Но находятся и такие, что соглашаются. Некоторые за посылку — но это контингент ненадежный, текучий: получил посылку — и только его на репетициях и видели, а на сцену и арканом не затянешь. Основной состав хора и прочих кружков — это двадцатипятилетники-полицаи, зарабатывают себе хорошую характеристику на суд, авось срок скостят.
И вот концерт объявлен. Теперь у надзирателей и воспитателей задача согнать на него слушателей. Тут уж их заедает амбиция.
— Ты почему не идешь? Болен? А справка от врача есть? Ах, не хочешь? Почему? Не нравится? Не отвечаешь?
Зэк обязан отвечать, зэк обязан быть вежливым с представителями охраны и администрации. Нарушение! Одно, два, три таких нарушения — и ты уже лишен ларька, не за то, что не ходишь на концерты, это дело добровольное, а за «невежливость по отношению…».

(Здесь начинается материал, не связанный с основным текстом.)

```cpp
hipError_t launch_window_gather(const se_window* d_wins, const float* lut, float* image, float* sketch, int B, int H, int W,
                                hipStream_t st);
hipError_t launch_window_border(const se_window* d_wins, const unsigned char* m8, int* hits, int B, int H, int W, int hs, int ws,
                                hipStream_t st);
hipError_t launch_window_paste(const se_window* d_wins, const unsigned char* rgb, const unsigned char* m8, int B, int H, int W,
                               hipStream_t st, bool locked = false);
hipError_t launch_window_paste_feather(const se_window* d_wins, const unsigned char* rgb, const unsigned char* m8, int B, int hs, int ws,
                                       int radius, hipStream_t st);
hipError_t launch_window_lock_gather(const se_window* d_wins, unsigned char* out, int B, int H, int W, hipStream_t st);
hipError_t launch_window_journal(const se_window* d_wins, int B, int hs, int ws, bool swap, hipStream_t st);
hipError_t launch_sketch_tiles(const unsigned char* plane, int Hi, int Wi, int tile, int* tiles_out, hipStream_t st);
hipError_t launch_sketch_strokes(const se_window* d_wins, int B, int hs, int ws, const int* segs, long nseg_sum, unsigned char* sketch_out,
                                 hipStream_t st);
hipError_t launch_fill_masks(const unsigned char* fill, const unsigned char* lock, float* hole, float* hard, float* zero, int B, int H,
                             int W, hipStream_t st);
hipError_t launch_fill_keep(const se_window* d_wins, int B, int hs, int ws, hipStream_t st);
hipError_t launch_select_similar(const unsigned char* frame, int Hi, int Wi, int seed_y, int seed_x, int tolerance, int contiguous,
                                 unsigned char* state, hipStream_t st);
hipError_t launch_select_flood(unsigned char* state, int Hi, int Wi, unsigned* changed, hipStream_t st);
hipError_t launch_select_grow(const unsigned char* state, int Hi, int Wi, int grow, unsigned char* out, hipStream_t st);
hipError_t launch_plane_modify(const unsigned char* plane, int Hi, int Wi, int op, int radius, unsigned char* out, hipStream_t st);
hipError_t launch_lasso_fill(const int* edges, int N, int Hi, int Wi, unsigned char* plane_out, hipStream_t st);
hipError_t launch_plane_combine(const unsigned char* a, const unsigned char* b, int Hi, int Wi, int op, unsigned char* out, hipStream_t st);
hipError_t launch_outline_count(const unsigned char* plane, int Hi, int Wi, int* cnt, hipStream_t st);
hipError_t launch_outline_scan(int* cnt, int Hi, int Wi, int cap, int* info_out, hipStream_t st);
hipError_t launch_outline_emit(const unsigned char* plane, int Hi, int Wi, const int* offs, int* edges_out, int cap, hipStream_t st);
hipError_t launch_move_drop(unsigned char* frame, int Hi, int Wi, const unsigned char* lift, int ly0, int lx0, int lw, int lpitch,
                            const unsigned char* sel, const unsigned char* lock, int by0, int bx0, int by1, int bx1, int dy, int dx, int flip,
                            int radius, hipStream_t st);
hipError_t launch_plane_shift(const unsigned char* sel, int Hi, int Wi, int by0, int bx0, int by1, int bx1, int dy, int dx, int flip,
                              unsigned char* out, hipStream_t st);
size_t blend_workspace_bytes(int eh, int ew);
hipError_t launch_move_blend(unsigned char* frame, int Hi, int Wi, const unsigned char* lift, int ly0, int lx0, int lh, int lw, int lpitch,
                             const unsigned char* sel, const unsigned char* lock, int by0, int bx0, int by1, int bx1, int dy, int dx, int flip,
                             void* ws, hipStream_t st);
hipError_t launch_canvas(const unsigned char* in, int Hi, int Wi, int C, unsigned char* out, int Hn, int Wn, int oy, int ox, int orient,
                         int pad, unsigned rgb, hipStream_t st);
hipError_t launch_filter_blur(unsigned char* frame, int Hi, int Wi, const unsigned char* lift, int ly0, int lx0, int lw, int lpitch,
                              const unsigned char* sel, const unsigned char* lock, int by0, int bx0, int by1, int bx1, const int* taps,
                              int radius, int amount, int feather, hipStream_t st);
hipError_t launch_filter_mosaic(unsigned char* frame, int Hi, int Wi, const unsigned char* lift, int ly0, int lx0, int lw, int lpitch,
                                const unsigned char* sel, const unsigned char* lock, int by0, int bx0, int by1, int bx1, int cell, int amount,
                                int feather, hipStream_t st);
int adjust_hist_groups(int bh, int bw);
hipError_t launch_adjust(unsigned char* frame, int Hi, int Wi, const unsigned char* lift, int ly0, int lx0, int lw, int lpitch,
                         const unsigned char* sel, const unsigned char* lock, int by0, int bx0, int by1, int bx1, const unsigned char* lut,
                         const int* matrix, int amount, int feather, hipStream_t st);
hipError_t launch_hist_tiles(const unsigned char* frame, int Wi, const unsigned char* sel, int by0, int bx0, int by1, int bx1, unsigned* slabs,
                             hipStream_t st);
hipError_t launch_hist_sum(const unsigned* slabs, int groups, unsigned* hist, hipStream_t st);
hipError_t launch_adjust_lut(const unsigned* hist_src, const unsigned* hist_ref, int mode, int which, int clip, unsigned char* lut, hipStream_t st);
hipError_t launch_warp_drop(unsigned char* frame, int Hi, int Wi, const unsigned char* lift, int ly0, int lx0, int lw, int lpitch,
                            const unsigned char* sel, const unsigned char* lock, int by0, int bx0, int by1, int bx1, int ry0, int rx0,
                            int rh, int rw, const long long* m, hipStream_t st);
hipError_t launch_plane_warp(const unsigned char* sel, int Hi, int Wi, int by0, int bx0, int by1, int bx1, const long long* m,
                             unsigned char* out, hipStream_t st);
int png_stripes(int hs);
size_t png_stripe_bound(size_t n);
size_t png_slot_bytes(int ws);
hipError_t launch_png_rows(const se_window* d_wins, int B, int hs, int ws, unsigned char* ftype, hipStream_t st);
hipError_t launch_png_stripes(const se_window* d_wins, int B, int hs, int ws, const unsigned char* ftype, unsigned* sizes, unsigned* parts,
                              unsigned char* slots, hipStream_t st);
hipError_t launch_png_finish(int B, int hs, int ws, const unsigned* sizes, const unsigned* parts, const unsigned char* slots, unsigned char* out,
                             size_t cap, unsigned long long* sizes_out, hipStream_t st);
int jpg_rows(int hs, int flags);
int jpg_row_blocks(int ws, int flags);
size_t jpg_row_bound(int nblk, int flags);
size_t jpg_slot_bytes(int nblk, int flags);
hipError_t launch_jpg_blocks(const se_window* d_wins, int B, int hs, int ws, int quality, short* coef, hipStream_t st);
hipError_t launch_jpg2_blocks420(const se_window* d_wins, int B, int hs, int ws, int quality, short* coef, hipStream_t st);
hipError_t launch_jpg2_hist(int B, int R, int nblk, int flags, const short* coef, unsigned* hist, hipStream_t st);
hipError_t launch_jpg2_tables(int B, int R, const unsigned* hist, unsigned* codes, unsigned char* tables_out, hipStream_t st);
hipError_t launch_jpg_rows(int B, int R, int nblk, int flags, const short* coef, const unsigned* codes, unsigned* sizes,
                           unsigned char* slots, hipStream_t st);
hipError_t launch_jpg_finish(int B, int R, int nblk, size_t slot_bytes, const unsigned* sizes, const unsigned char* slots,
                             unsigned char* out, size_t cap, unsigned long long* sizes_out, hipStream_t st);

}
```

Новички ходят на концерты — любопытно ведь. Я тоже несколько раз пошел поглазеть. Ну и комедия! Если бы начальник ПВЧ майор Свешников специально старался вести разлагающую зэков агитацию, и то лучше бы не придумал. На сцене хор полицаев исполняет песни «Партия наш рулевой», «Ленин всегда с тобой». В зале хохот, улюлюканье, надзиратели орут: «В карцер за срыв мероприятия!» Хор поет хоть слаженно — это в большинстве украинцы, а они умеют петь. Один раз пели «Бухенвальдский набат», но это начальству почему-то не понравилось.
Та же история со спортивными мероприятиями. Силой — моральной, конечно, за те же посылки, за характеристики — загоняют зэков в спортивные секции, заставляют участвовать в спартакиадах. Смотреть на эти спортивные игры — и смех и слезы. Бегут старики, только что не безногие, прыгают по стадиону (под чутким руководством начальника лагеря Пивкина превратили в стадион плац для проверок, теперь на одиннадцатом свои «Пивники»), худые, кривые ноги в узлах из вен торчат из длинных трусов, задыхающиеся рты ловят воздух. Добежал, отметился у отрядного и скорее на койку — отдышаться.